The following is a summary of “[68Ga]Ga‑PSMA‑617 PET-based radiomics model to identify candidates for active surveillance amongst patients with GGG 1–2 prostate cancer at biopsy,” published in the July 2024 issue of Oncology by Yang et al.
The objective of this study was to develop a radiomics-based model utilizing [68Ga]Ga-PSMA PET/CT to predict postoperative adverse pathology (AP) in patients with biopsy Gleason Grade Group (GGG) 1–2 prostate cancer (PCa), thereby assisting in the selection of candidates for active surveillance (AS).
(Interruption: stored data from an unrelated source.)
# xuanyi-fu/xynet

Hardware: AMD Instinct MI355X
Metric: GiB/s device-resident WebSocket XOR-unmask, 64KiB frames, 1/2/4/8 GPUs (higher is better)
Workload: dtype u8; 1 GPU; config 3: 32768 x 64 KiB masked binary frames (H=14), one contiguous 2 GiB batch; decoder=lattice (k_stream_lattice), mode=fused (xyws_decode_stream: boundaries discovered on device), frames_per_gpu=32768, batch_bytes_per_gpu=2147942400, payload_bytes_per_gpu=2147483648, batch_copies=1, parallelism=shard-by-frame x1, no collective

## Files before the change

xynet_amd/_lib.py:

```python
import ctypes as C
import os
import re

PKG = os.path.dirname(os.path.abspath(__file__))
ROOT = os.path.dirname(PKG)
HEADER = os.path.join(ROOT, "include", "xyws.h")

XYWS_OK = 0
XYWS_ERR_DEVICE = -5
OPT_PARSE_ONLY = 0x1
OPT_UNMASKED_HINT = 0x2
OPT_SERIAL_SCAN = 0x4
OPT_WG256 = 0x8
OPT_TEST_LATSPEC = 0x10
OPT_TEST_LATDUMP = 0x20
OPT_LATX_NOWORK = 0x40
OPT_LATX_ONLY = 0x80
OPT_STATS = 0x100
OPT_SMALL_SEG = 0x200
OPT_LATTICE = 0x400
OPT_NO_LATDEC = 0x800
OPT_NO_DENSE0 = 0x1000
OPT_REDIRECT = 0x2000
OPT_NO_LATENTRY = 0x4000
OPT_WG1024 = 0x8000
OPT_RUNS_NOWAIT = 0x10000
OPT_NO_STORE = 0x20000
OPT_WG512 = 0x40000
OPT_DIAG = 0x80000
OPT_TEST_GIVEUP = 0x100000
OPT_NO_LATTICE = 0x200000
OPT_STEAL = 0x400000
OPT_TEST_STEAL = 0x800000
OPT_LAT_NOGATE = 0x1000000
OPT_LAT_GATE = 0x2000000
OPT_BIGSCAN = 0x4000000
OPT_LATX_NOCHK = 0x8000000
OPT_IOV_PIECES = 0x10000000
OPT_IOV_STAGE = 0x20000000
OPT_NO_BIGSCAN = 0x40000000
OPT_RUNS = 0x80000000
NSTATS = 48
ST_RUNS, ST_NONE, ST_BAD, ST_REPAIR, ST_CUT, ST_SPIN, ST_SEGS, ST_FRAMES = 0, 1, 2, 3, 4, 5, 6, 7
ST_P_WIN, ST_P_CAND, ST_P_UND, ST_P_TCOMP, ST_P_TCHECK, ST_P_TRES = 8, 9, 10, 11, 12, 13
ST_D_TENT, ST_D_TCHASE = 14, 15
ST_T_PRO, ST_T_MAIN, ST_T_WAIT, ST_T_FILL, ST_T_CHASE, ST_T_XOR = 16, 17, 18, 19, 20, 21
ST_T_TAIL, ST_T_PF, ST_T_CP = 22, 23, 24
ST_P_FILL, ST_P_SCAN, ST_P_PUB, ST_D_NOENT, ST_D_CHASE, ST_D_MISMATCH, ST_D_OVF = 25, 26, 27, 28, 29, 30, 31
ST_GIVEUP, ST_BRIDGE, ST_STEAL_REQ, ST_STEAL_ACC, ST_STEAL_SEGS = 32, 33, 34, 35, 36
ST_D_TVAL, ST_T_ROWS, ST_T_SER = 37, 38, 39
ST_P_LATTICE, ST_X_W0, ST_X_BITS, ST_X_SURV, ST_T_STRIDE = 40, 41, 42, 43, 46
LT_C_A, LT_C_C, LT_C_ADV, LT_D_FILL, LT_D_WB, LT_D_TAB, LT_D_WC = 16, 17, 18, 19, 20, 21, 22
LT_D_MASK, LT_D_WD, LT_D_ST, LT_D_WA, LT_SEGS, LT_GATE, LT_END = 23, 24, 25, 26, 27, 28, 29
R_WORDS = 32
R_H, R_W, R_S0, R_HEAD, R_OKW, R_HN, R_WN, R_CNT, R_TAIL, R_FIRST, R_F0 = 0, 1, 2, 7, 8, 9, 10, 11, 12, 13, 14
R_EFROM, R_ECNT, R_EORD, R_ECARRY, R_EP = 20, 21, 22, 23, 24
R_T0, R_T1, R_T2, R_SPLIT, R_XCC, R_NREC = 25, 26, 27, 28, 29, 30
POL_EPOCH, POL_BYTES, POL_FSMIN, POL_FSMAX, POL_DECODER, POL_WORDS = 0, 1, 2, 3, 4, 5
DEC_RUNS, DEC_RUNS512, DEC_LATTICE = 0, 2, 3
DERR_TABLE, DERR_TIMEOUT, DERR_STALE, DERR_TAG, DERR_SRC_OOB, DERR_ORPHANS = 0x1, 0x2, 0x4, 0x8, 0x100, 0x200
ERRORS = {-1: "invalid argument", -2: "HIP runtime error", -3: "device allocation failed",
          -4: "scratch capacity exceeded", -5: "device-side error", -6: "not complete yet"}
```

A cohort of 75 men diagnosed with biopsy GGG 1–2 PCa who subsequently underwent radical prostatectomy (RP) was enrolled in this study. The patients were randomly assigned to either a training group (70%) or a testing group (30%). Radiomics features were extracted from [68Ga]Ga-PSMA PET scans of the entire prostate. These features were then selected using the minimum redundancy maximum relevance algorithm and the least absolute shrinkage and selection operator regression model. Prediction models were constructed through logistic regression analyses. These models’ diagnostic value, clinical utility, and predictive accuracy were assessed using receiver operating characteristic (ROC) curves, decision curve analysis (DCA), and calibration curves, respectively.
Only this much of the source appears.